Dr Minoo Irani, a consultant paediatrician who leads the NHS Alliance Specialists in Primary Care Network, says government policies to shift care out of hospital demand closer collaboration and new ways of working between primary and secondary healthcare services.

Dr Irani said: “Adversarial competition, resulting from PBC and payment by results, has led to PCTs, NHS trusts and foundation trusts competing for organisational preservation, while clinicians have been polarised into professional self-preservation mode.”

In a new discussion paper, Integrated healthcare services – the future of commissioning and provision of out of hospital healthcare in the NHS, Dr Irani proposes solutions for a seamless healthcare system.

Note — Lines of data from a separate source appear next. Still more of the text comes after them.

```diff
@@ -487,7 +530,24 @@
 }
 #else
 constexpr int force_tile_bm = 0, force_tile_bn = 0, conv_pipeline = 1, conv_ablate = 0, conv_extra_lds = 0, conv_stream_on = 1;
+constexpr int conv_one_tile = 0;
 #endif
+
+static int conv_grid(int tiles, bool persist) {
+    static int cu_of_device[64] = {};
+    int dev = 0, ncu = 256;
+    if (hipGetDevice(&dev) == hipSuccess && dev >= 0 && dev < 64) {
+        if (cu_of_device[dev] == 0) {
+            int v = 0;
+            if (hipDeviceGetAttribute(&v, hipDeviceAttributeMultiprocessorCount, dev) == hipSuccess && v > 0) cu_of_device[dev] = v;
+        }
+        if (cu_of_device[dev] > 0) ncu = cu_of_device[dev];
+    }
+    ncu = (ncu + 7) / 8 * 8;
+    const int slots = ncu * 2;
+    const int grid = (tiles + 7) / 8 * 8;
+    return (persist && grid > slots) ? slots : grid;
+}
 
 int conv1x1_stream_launch(const float* in, const float* wgt, float* out, const float* scale, const float* bias,
                           const float* residual, long long M, int Cin, int Cout, int relu, int res_mask, int min_tiles,
@@ -553,8 +613,10 @@
     if (variant_out) *variant_out = bm * 1000000 + bn * 1000 + (mode1 ? 100 : 0) + (in_a ? 10 : 0) + conv_pipeline;
     p.tilesM = (p.M + bm - 1) / bm;
     p.tilesN = (Cout + bn - 1) / bn;
-    const int T = p.tilesM * p.tilesN;
-    const int grid = ((T + 7) / 8) * 8;
+    const bool persist = bm == 128 && bn == 128 && !mode1 && dil == 1 && conv_pipeline == 1 && !conv_ablate && !conv_one_tile;
+    const int grid = conv_grid(p.tilesM * p.tilesN, persist);
+#define LAUNCH_PERSIST(XF_) \
+    hipLaunchKernelGGL((conv_mfma_kernel<128, 128, 0, XF_, 1, 0, false, false, true>), dim3(grid), dim3(256), conv_extra_lds, stream, p)
 #ifdef CPR_BENCH_HOOKS
 #define LAUNCH(BM_, BN_, MODE_, XF_)                                                                               \
     do {                                                                                                           \
@@ -589,13 +651,14 @@
     } else if (mode1) {
         if (bn == 64) LAUNCH(128, 64, 1, false); else LAUNCH(128, 128, 1, false);
     } else if (in_a) {
-        if (bn == 64) LAUNCH(128, 64, 0, true); else LAUNCH(128, 128, 0, true);
+        if (bn == 64) LAUNCH(128, 64, 0, true); else if (persist) LAUNCH_PERSIST(true); else LAUNCH(128, 128, 0, true);
     } else if (bm == 128) {
-        if (bn == 64) LAUNCH(128, 64, 0, false); else LAUNCH(128, 128, 0, false);
+        if (bn == 64) LAUNCH(128, 64, 0, false); else if (persist) LAUNCH_PERSIST(false); else LAUNCH(128, 128, 0, false);
     } else {
         if (bn == 64) LAUNCH(64, 64, 0, false); else LAUNCH(64, 128, 0, false);
     }
 #undef LAUNCH
+#undef LAUNCH_PERSIST
     CPR_LAUNCH_STATUS();
 }
 
@@ -689,7 +752,7 @@
     if (variant_out) *variant_out = bm * 1000000 + bn * 1000 + 2;
     p.tilesM = (p.M + bm - 1) / bm;
     p.tilesN = (Cout + bn - 1) / bn;
-    const int grid = ((p.tilesM * p.tilesN + 7) / 8) * 8;
+    const int grid = conv_grid(p.tilesM * p.tilesN, false);
     if (bm == 64) hipLaunchKernelGGL((conv_mfma_kernel<64, 64, 0, false, 1, 0, true>), dim3(grid), dim3(256), 0, stream, p);
     else hipLaunchKernelGGL((conv_mfma_kernel<128, 128, 0, false, 1, 0, true>), dim3(grid), dim3(256), 0, stream, p);
     CPR_LAUNCH_STATUS();
```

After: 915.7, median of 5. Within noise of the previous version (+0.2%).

These proposals include the introduction of “integrated provider organisations” based around one or more PBC groups (depending on population size), and the creation of community specialists and consultants whose expertise and status would be equivalent to their hospital-based counterparts.

“The needs of the patient for a seamless healthcare system risk being compromised unless something is done to address this ‘wrong sort of competition'”, said Dr Irani. “The model we propose addresses these issues.”

The NHS Alliance also argues that the development of integrated healthcare must now be taken forward by clinicians, rather than waiting for the imposition of structural change from above.

To begin that process, they have invited the Royal College of Physicians, the Royal College of General Practitioners and the British Medical Association to work in partnership with the Alliance.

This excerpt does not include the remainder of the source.